# New pics of my tank!



## Puddjuice (Mar 11, 2004)

These are just a few recent pics of my tank!


----------



## Puddjuice (Mar 11, 2004)

Another!


----------



## Puddjuice (Mar 11, 2004)

My lion!


----------



## 204CORD (Oct 18, 2004)

How much did your Dwarf Lion cost you?


----------



## JAC (Jan 19, 2004)

That's beautiful.


----------



## ILLdose13 (Nov 25, 2004)

someone needs to scrub their tank! hehe

thats some nice looking lionfish!


----------



## Puddjuice (Mar 11, 2004)

My lion was 22.00. I would srub my tank but it keeps coming back. Algea is natural in saltwater and it's good too.


----------



## Death in #'s (Apr 29, 2003)

looking good
and do u have any hermit crabs or shrimp?


----------



## Wolfman (Mar 5, 2003)

Nice aquarium. What is it sitting on?


----------



## illnino (Mar 6, 2004)

other thank the lack of a black background(you can get black construction paper boards at walmart for $.42) and algae on the back, it all looks great


----------



## longshlongelongtus (Sep 2, 2004)

is that a fu man chu lion? I have heard that lions cant be in a tank with anonomes and corals, true? You do have them with anonomes, any corals?


----------



## longshlongelongtus (Sep 2, 2004)

Wolfman said:


> Nice aquarium.
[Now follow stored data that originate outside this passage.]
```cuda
template <int BN, bool A4, bool DUAL>
struct ConvSmem {
  static constexpr int A_ROW = A4 ? 32 : 64;
  static constexpr int A_STAGE = CONV_BM * A_ROW;
  static constexpr int B_STAGE = BN * 64;
  static constexpr int PIPE = CONV_STAGES * (A_STAGE + B_STAGE);
  static constexpr int OUT_PITCH = BN + 16;
  static constexpr int OUT_STAGE = CONV_BM * OUT_PITCH;
  static constexpr int RES16 = CONV_BM * (BN * 2 + 16);
  static constexpr int RES32 = CONV_BM * (BN * 4 + 32);
  static constexpr int RES16_OFF = PIPE;
  static constexpr int RES32_OFF = DUAL ? PIPE : OUT_STAGE;
  static constexpr int Y_OFF = OUT_STAGE;
  static constexpr int MAIN = DUAL ? PIPE + RES32 : (PIPE + RES16 > RES32_OFF + RES32 ? PIPE + RES16 : RES32_OFF + RES32);
  static constexpr int CHAN_OFF = MAIN;
  static constexpr int M_OFF = CHAN_OFF + BN * (int)sizeof(hawq_chan);
  static constexpr int M1_OFF = M_OFF + BN * 8;
  static constexpr int RC_OFF = M1_OFF + BN * 8;
  static constexpr int CB_OFF = RC_OFF + BN * (int)sizeof(hawq_chan);
  static constexpr int TOTAL = CB_OFF + BN * 8;
  static_assert(OUT_STAGE <= PIPE && (!DUAL || Y_OFF + RES16 <= PIPE), "the epilogue staging tiles must fit in the freed ring");
  static_assert(2 * (TOTAL + 1024) <= 228 * 1024, "two CTAs per SM must fit in shared memory");
};

template <int ROW_BYTES>
__device__ __forceinline__ int swz(int row, int ch) {
  if constexpr (ROW_BYTES == 64) return row * 64 + ((ch ^ ((row >> 1) & 3)) << 4);
  else return row * 32 + ((ch ^ ((row >> 2) & 1)) << 4);
}

constexpr int FAM_REQUANT = 0, FAM_RESIDUAL = 1, FAM_STORE = 2;

template <bool CLAMPED>
struct RqFp64 {
  bool checked;
  bool ovf = false;
  static constexpr double kMagic = 6755399441055744.0;
  __device__ static double acc_bias(int32_t acc, double cb, int32_t) {
    const double d = __hiloint2double(0x43300000, acc ^ 0x80000000) - cb;
    return CLAMPED ? fmin(fmax(d, -2147483648.0), 2147483647.0) : d;
  }
  __device__ static double of_i32(int32_t v) {
    return __hiloint2double(0x43300000, v ^ 0x80000000) - 4503601774854144.0;
  }
  __device__ static double of_u16(uint32_t u) { return __hiloint2double(0x43300000, (int)u) - 4503599627370496.0; }
  __device__ int32_t term(double d, double M, uint32_t, int32_t, bool count) {
    const double t = __fma_rn(d, M, kMagic);
    if (checked && count) {
      const double q = t - kMagic;
      ovf |= q > 2147483647.0 || q < -2147483648.0;
    }
    return __double2loint(t);
  }
};
struct RqExact {
  bool checked;
  bool ovf = false;
  __device__ static int32_t acc_bias(int32_t acc, double, int32_t bias) { return sat_add(acc, bias); }
  __device__ static int32_t of_i32(int32_t v) { return v; }
  __device__ static int32_t of_u16(uint32_t u) { return (int32_t)u; }
  __device__ int32_t term(int32_t v, double, uint32_t m, int32_t e, bool count) {
    const long long q = rhe_requant64(v, m, e);
    if (checked && count) ovf |= q > 2147483647ll || q < -2147483648ll;
    return sat_i32(q);
  }
};

struct ConvGeom {
  const uint8_t* x;
  const int8_t* w;
  int H, W, stride, pad, KH, KW, cin_chunks, x_pix_bytes, K;
};

template <int BN, bool A4, int FAM, bool DUAL>
__global__ void __launch_bounds__(CONV_THREADS, 2) conv_igemm_kernel(const ConvParams p) {
  using S = ConvSmem<BN, A4, DUAL>;
  constexpr int BM = CONV_BM, STAGES = CONV_STAGES;
  constexpr int A_ROW = S::A_ROW;
  constexpr int A_CH = A_ROW / 16;
  constexpr int A_ROWS_PER_PASS = CONV_THREADS / A_CH;
  constexpr int A_PASSES = BM / A_ROWS_PER_PASS;
  constexpr int B_PASSES = BN / 64;
  constexpr int NT = BN / 8;
  constexpr int NACC = BN / 2;

  extern __shared__ __align__(1024) uint8_t smem[];
  uint8_t* sA = smem;
  uint8_t* sB = smem + STAGES * S::A_STAGE;
  hawq_chan* sChan = reinterpret_cast<hawq_chan*>(smem + S::CHAN_OFF);
  double* sM = reinterpret_cast<double*>(smem + S::M_OFF);
  double* sM1 = reinterpret_cast<double*>(smem + S::M1_OFF);
  hawq_chan* sResChan = reinterpret_cast<hawq_chan*>(smem + S::RC_OFF);
  double* sCb = reinterpret_cast<double*>(smem + S::CB_OFF);

  const int tid = threadIdx.x;
  const int lane = tid & 31, warp = tid >> 5;
  const int wg = warp >> 2;
  const int g = lane >> 2, t = lane & 3;
  const int nblk = p.Cout / BN;
  const int m0 = (int)(blockIdx.x / nblk) * BM;
  const int n0 = (int)(blockIdx.x % nblk) * BN;

  int over_one = p.scalar_over_one;
  int unchecked = p.scalar_unchecked;
  int bias_out = 0;
  if (tid < BN) {
    const hawq_chan c = p.chan[n0 + tid];
    sChan[tid] = c;
    sM[tid] = dyadic_to_double(c.m, c.e);
    sCb[tid] = 4503601774854144.0 - (double)c.bias;
    bias_out = c.bias < p.bias_lo || c.bias > p.bias_hi;
    over_one |= !dyadic_is_fast(c.m, c.e);
    unchecked |= !dyadic_is_wide(c.m, c.e);
    if (FAM == FAM_RESIDUAL && p.res_kind == 1) {
      const hawq_chan rc = p.res_chan[n0 + tid];
      sResChan[tid] = rc;
      sM1[tid] = dyadic_to_double(rc.m, rc.e);
      over_one |= !dyadic_is_fast(rc.m, rc.e);
      unchecked |= !dyadic_is_wide(rc.m, rc.e);
    }
  }
  const bool ratio_over_one = __syncthreads_or(over_one) != 0;
  const bool ratio_unchecked = __syncthreads_or(unchecked) != 0;
  const bool clamped = __syncthreads_or(bias_out) != 0;
  const bool fp64 = !ratio_over_one || (FAM == FAM_RESIDUAL && p.check_ovf && !ratio_unchecked);

  int32_t acc[NACC];

  const int res_es = (FAM == FAM_RESIDUAL) ? ((p.res_kind == 1 || p.res_bits == 32) ? 4 : 2) : 0;
  const int res_pitch = BN * res_es + 8 * res_es;
  uint8_t* sRes = smem + (res_es == 2 ? S::RES16_OFF : S::RES32_OFF);

  auto load_res = [&]() {
    if constexpr (FAM == FAM_RESIDUAL) {
      const int cpr = BN * res_es / 16;
      const uint8_t* gres = reinterpret_cast<const uint8_t*>(p.res);
      for (int id = tid; id < BM * cpr; id += CONV_THREADS) {
        const int row = id / cpr, j = id - row * cpr;
        const bool v = m0 + row < p.M;
        const uint8_t* src = v ? gres + ((size_t)(m0 + row) * p.Cout + n0) * res_es + j * 16 : gres;
        cp_async_16(smem_u32(sRes + row * res_pitch + j * 16), src, v ? 16 : 0);
      }
    }
  };
  const bool prefetch_res = !DUAL && res_es == 2;

  auto gemm = [&](const ConvGeom& gm, bool with_res) {
#pragma unroll
    for (int i = 0; i < NACC; ++i) acc[i] = 0;
    const int a_ch = tid % A_CH;
    int a_hi0[A_PASSES], a_wi0[A_PASSES], a_pix[A_PASSES];
    bool a_ok[A_PASSES];
#pragma unroll
    for (int i = 0; i < A_PASSES; ++i) {
      const int row = tid / A_CH + i * A_ROWS_PER_PASS;
      const int m = m0 + row;
      a_ok[i] = m < p.M;
      const int mm = a_ok[i] ? m : 0;
// ... 48 lines not shown
      cp_async_commit();

      const int stage = kt % STAGES;
      const uint32_t a_base = smem_u32(sA + stage * S::A_STAGE);
      const uint32_t b_base = smem_u32(sB + stage * S::B_STAGE);
#pragma unroll
      for (int ks = 0; ks < 2; ++ks) {
        const uint64_t bdesc = wgmma_desc_sw64(b_base + ks * 32);
        if constexpr (!A4) {
          wgmma_fence();
          wgmma_ss<BN>(acc, wgmma_desc_sw64(a_base + wg * 64 * A_ROW + ks * 32), bdesc);
        } else {
          uint32_t r0, r1;
          const int row = warp * 16 + (lane & 7) + ((lane >> 3) & 1) * 8;
          ldmatrix_x2(r0, r1, a_base + swz<32>(row, ks));
          const uint32_t af[4] = {r0 & 0x0F0F0F0Fu, r1 & 0x0F0F0F0Fu, (r0 >> 4) & 0x0F0F0F0Fu, (r1 >> 4) & 0x0F0F0F0Fu};
          wgmma_fence();
          wgmma_rs<BN>(acc, af, bdesc);
        }
      }
      wgmma_commit();
      wgmma_wait_all();
      fence_operands(acc);
    }
    cp_async_wait<0>();
    __syncthreads();
  };

  if constexpr (DUAL) {
    gemm(ConvGeom{p.x2, p.w2, p.H2, p.W2, p.stride2, 0, 1, 1, p.cin_chunks2, p.x2_pix_bytes, p.cin_chunks2 * 64}, false);
#pragma unroll
    for (int ni = 0; ni < NT; ++ni) {
      const int col = ni * 8 + 2 * t;
      const int b0 = sResChan[col].bias, b1 = sResChan[col + 1].bias;
#pragma unroll
      for (int hf = 0; hf < 2; ++hf) {
        const int row = warp * 16 + hf * 8 + g;
        *reinterpret_cast<int2*>(sRes + row * res_pitch + col * 4) =
            make_int2(sat_add(acc[ni * 4 + hf * 2], b0), sat_add(acc[ni * 4 + hf * 2 + 1], b1));
      }
    }
  }
  gemm(ConvGeom{p.x, p.w, p.H, p.W, p.stride, p.pad, p.KH, p.KW, p.cin_chunks, p.x_pix_bytes, p.K}, prefetch_res);

  if (!DUAL && res_es == 4) {
    load_res();
    cp_async_commit();
    cp_async_wait<0>();
    __syncthreads();
  }
  const bool y_staged = DUAL || (res_es != 0 && p.y_bits == res_es * 8);
  const int y_es = p.y_bits / 8;
  const int y_pitch = BN * y_es + 8 * y_es;
  uint8_t* sY = DUAL ? smem + S::Y_OFF : sRes;

  uint8_t* sOut = smem;
  const bool stage_low = (FAM == FAM_REQUANT && p.out_bits <= 8) || (FAM == FAM_RESIDUAL && p.low_bits != 0);
  const int stage_bits = (FAM == FAM_REQUANT) ? p.out_bits : p.low_bits;

  auto put_low = [&](int row, int col, int q0, int q1) {
    *reinterpret_cast<uint16_t*>(sOut + row * S::OUT_PITCH + col) = (uint16_t)__byte_perm(q0, q1, 0x0040);
  };
  auto put_y = [&](int row, int col, bool ok, int y0, int y1, int& ymax) {
    if (p.y_bits == 16 && ok) ymax = max(ymax, max(y0, y1));
    if (!y_staged && !ok) return;
    uint8_t* dst = y_staged ? sY + row * y_pitch + col * y_es
                            : reinterpret_cast<uint8_t*>(p.out) + ((size_t)(m0 + row) * p.Cout + n0 + col) * y_es;
    if (p.y_bits == 16) *reinterpret_cast<uint32_t*>(dst) = (uint32_t)min(y0, 65535) | ((uint32_t)min(y1, 65535) << 16);
    else if (p.y_bits == 32) *reinterpret_cast<int2*>(dst) = make_int2(y0, y1);
  };

  auto epilogue = [&](auto rq, auto low_out) {
    if constexpr (FAM == FAM_REQUANT) {
      const int lo = p.relu ? min(max(p.lo, 0), p.hi) : p.lo;
#pragma unroll
      for (int ni = 0; ni < NT; ++ni) {
        const int col = ni * 8 + 2 * t;
        const int4 c0 = *reinterpret_cast<const int4*>(&sChan[col]);
        const int4 c1 = *reinterpret_cast<const int4*>(&sChan[col + 1]);
        const double2 M = *reinterpret_cast<const double2*>(&sM[col]);
        const double2 Cb = *reinterpret_cast<const double2*>(&sCb[col]);
#pragma unroll
        for (int hf = 0; hf < 2; ++hf) {
          const int row = warp * 16 + hf * 8 + g;
          const int q0 = clampi(rq.term(rq.acc_bias(acc[ni * 4 + hf * 2], Cb.x, c0.x), M.x, c0.y, c0.z, false), lo, p.hi);
          const int q1 = clampi(rq.term(rq.acc_bias(acc[ni * 4 + hf * 2 + 1], Cb.y, c1.x), M.y, c1.y, c1.z, false), lo, p.hi);
          if constexpr (decltype(low_out)::value) {
            put_low(row, col, q0, q1);
          } else if (m0 + row < p.M) {
            uint8_t* dst = reinterpret_cast<uint8_t*>(p.out) + ((size_t)(m0 + row) * p.Cout + n0 + col) * (p.out_bits / 8);
            if (p.out_bits == 16) *reinterpret_cast<uint32_t*>(dst) = (uint32_t)(q0 & 0xFFFF) | ((uint32_t)q1 << 16);
            else *reinterpret_cast<int2*>(dst) = make_int2(q0, q1);
          }
        }
      }
    } else {
      const double res_M = dyadic_to_double(p.res_m, p.res_e), low_M = dyadic_to_double(p.low_m, p.low_e);
      const int relu_floor = p.relu ? 0 : (int)0x80000000;
      int ymax = 0;
#pragma unroll
      for (int ni = 0; ni < NT; ++ni) {
        const int col = ni * 8 + 2 * t;
        const int4 c0 = *reinterpret_cast<const int4*>(&sChan[col]);
        const int4 c1 = *reinterpret_cast<const int4*>(&sChan[col + 1]);
        const double2 M = *reinterpret_cast<const double2*>(&sM[col]);
        const double2 Cb = *reinterpret_cast<const double2*>(&sCb[col]);
        double2 M1 = make_double2(res_M, res_M);
        uint2 m1 = make_uint2(p.res_m, p.res_m);
        int2 e1 = make_int2(p.res_e, p.res_e);
        if (p.res_kind == 1) {
          M1 = *reinterpret_cast<const double2*>(&sM1[col]);
          m1 = make_uint2(sResChan[col].m, sResChan[col + 1].m);
          e1 = make_int2(sResChan[col].e, sResChan[col + 1].e);
        }
#pragma unroll
        for (int hf = 0; hf < 2; ++hf) {
          const int row = warp * 16 + hf * 8 + g;
          const bool ok = m0 + row < p.M;
          const uint8_t* rptr = sRes + row * res_pitch + col * res_es;
          decltype(rq.of_i32(0)) r0, r1;
          if (res_es == 2) {
            const uint32_t pr = *reinterpret_cast<const uint32_t*>(rptr);
            r0 = rq.of_u16(pr & 0xFFFFu);
            r1 = rq.of_u16(pr >> 16);
          } else {
            const int2 pr = *reinterpret_cast<const int2*>(rptr);
            r0 = rq.of_i32(pr.x);
            r1 = rq.of_i32(pr.y);
          }
          const auto v0 = rq.acc_bias(acc[ni * 4 + hf * 2 + 0], Cb.x, c0.x);
          const auto v1 = rq.acc_bias(acc[ni * 4 + hf * 2 + 1], Cb.y, c1.x);
          const int y0 = max(sat_add(rq.term(r0, M1.x, m1.x, e1.x, ok), rq.term(v0, M.x, c0.y, c0.z, ok)), relu_floor);
          const int y1 = max(sat_add(rq.term(r1, M1.y, m1.y, e1.y, ok), rq.term(v1, M.y, c1.y, c1.z, ok)), relu_floor);
          put_y(row, col, ok, y0, y1, ymax);
          if (p.low_bits != 0)
            put_low(row, col, clampi(rq.term(rq.of_i32(y0), low_M, p.low_m, p.low_e, false), p.low_lo, p.low_hi),
                    clampi(rq.term(rq.of_i32(y1), low_M, p.low_m, p.low_e, false), p.low_lo, p.low_hi));
        }
      }
      if (ymax > 65535) atomicOr(p.status, HAWQ_FLAG_RESIDUAL_OVERFLOW);
      if (rq.ovf) atomicOr(p.status, HAWQ_FLAG_REQUANT_OVERFLOW);
    }
  };

  if constexpr (FAM == FAM_STORE) {
#pragma unroll
    for (int ni = 0; ni < NT; ++ni) {
      const int col = ni * 8 + 2 * t;
      const int b0 = sChan[col].bias, b1 = sChan[col + 1].bias;
#pragma unroll
      for (int hf = 0; hf < 2; ++hf) {
        const int m = m0 + warp * 16 + hf * 8 + g;
        if (m >= p.M) continue;
        const int32_t v0 = sat_add(acc[ni * 4 + hf * 2 + 0], b0), v1 = sat_add(acc[ni * 4 + hf * 2 + 1], b1);
        if (p.mode == HAWQ_EPI_RAW_I32) {
          *reinterpret_cast<int2*>(reinterpret_cast<int32_t*>(p.out) + (size_t)m * p.Cout + n0 + col) = make_int2(v0, v1);
        } else {
          float* o = reinterpret_cast<float*>(p.out) + (size_t)m * p.cout_store;
          const int c = n0 + col;
          if (c < p.cout_store) o[c] = __fmul_rn((float)v0, p.fscale[c]);
          if (c + 1 < p.cout_store) o[c + 1] = __fmul_rn((float)v1, p.fscale[c + 1]);
        }
      }
    }
  } else {
    auto run = [&](auto low_out) {
      if (!fp64) epilogue(RqExact{FAM == FAM_RESIDUAL && p.check_ovf}, low_out);
      else if (clamped) epilogue(RqFp64<true>{FAM == FAM_RESIDUAL && ratio_over_one}, low_out);
      else epilogue(RqFp64<false>{FAM == FAM_RESIDUAL && ratio_over_one}, low_out);
    };
    if (FAM == FAM_REQUANT && p.out_bits <= 8) run(std::true_type{});
    else run(std::false_type{});
  }

  if (y_staged || stage_low) __syncthreads();
  if (y_staged) {
    const int cpr = BN * y_es / 16;
    uint8_t* gy = reinterpret_cast<uint8_t*>(p.out);
    for (int id = tid; id < BM * cpr; id += CONV_THREADS) {
      const int row = id / cpr, j = id - row * cpr;
      if (m0 + row < p.M)
        *reinterpret_cast<int4*>(gy + ((size_t)(m0 + row) * p.Cout + n0) * y_es + j * 16) =
            *reinterpret_cast<const int4*>(sY + row * y_pitch + j * 16);
    }
  }
  if (stage_low) {
    uint8_t* gout = reinterpret_cast<uint8_t*>(FAM == FAM_REQUANT ? p.out : p.out_low);
    if (stage_bits == 8) {
      constexpr int CPR = BN / 16;
      for (int id = tid; id < BM * CPR; id += CONV_THREADS) {
        const int row = id / CPR, j = id % CPR;
        if (m0 + row < p.M) {
          const int4 v = *reinterpret_cast<const int4*>(sOut + row * S::OUT_PITCH + j * 16);
          *reinterpret_cast<int4*>(gout + (size_t)(m0 + row) * p.Cout + n0 + j * 16) = v;
        }
      }
    } else {
      constexpr int CPR = BN / 32;
      for (int id = tid; id < BM * CPR; id += CONV_THREADS) {
        const int row = id / CPR, j = id % CPR;
        if (m0 + row < p.M) {
          const uint4 a = *reinterpret_cast<const uint4*>(sOut + row * S::OUT_PITCH + j * 32);
          const uint4 b = *reinterpret_cast<const uint4*>(sOut + row * S::OUT_PITCH + j * 32 + 16);
          uint4 o;
          o.x = pack_nibbles8(a.x, a.y);
          o.y = pack_nibbles8(a.z, a.w);
          o.z = pack_nibbles8(b.x, b.y);
          o.w = pack_nibbles8(b.z, b.w);
          *reinterpret_cast<uint4*>(gout + (((size_t)(m0 + row) * p.Cout + n0 + j * 32) >> 1)) = o;
        }
      }
    }
  }
}

}
```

What is it sitting on?
> 
> 
> 
> ...


To the backboard statement use a mirror from home depot, in the plexiglass isle it makes you tank seem bigger and more fish, used on my irritian drives him nutz trying to catch himself.


----------



## longshlongelongtus (Sep 2, 2004)

longshlongelongtus said:


> To the backboard statement use a mirror from home depot, in the plexiglass isle it makes you tank seem bigger and more fish, used on my irritian drives him nutz trying to catch himself.
> [snapback]809166[/snapback]​


sorry didnt mean to quote and think id did it again.


----------



## the grinch (Feb 23, 2004)

yeah i gotta get a salt water tank going.


----------



## rbp 4 135 (Mar 2, 2004)

love the mini lion


----------



## Fresh2salt (Jul 16, 2004)

looking good.. nice lion.


----------



## duende_df (Aug 15, 2004)

that's some good looking tank that u have there !!!


----------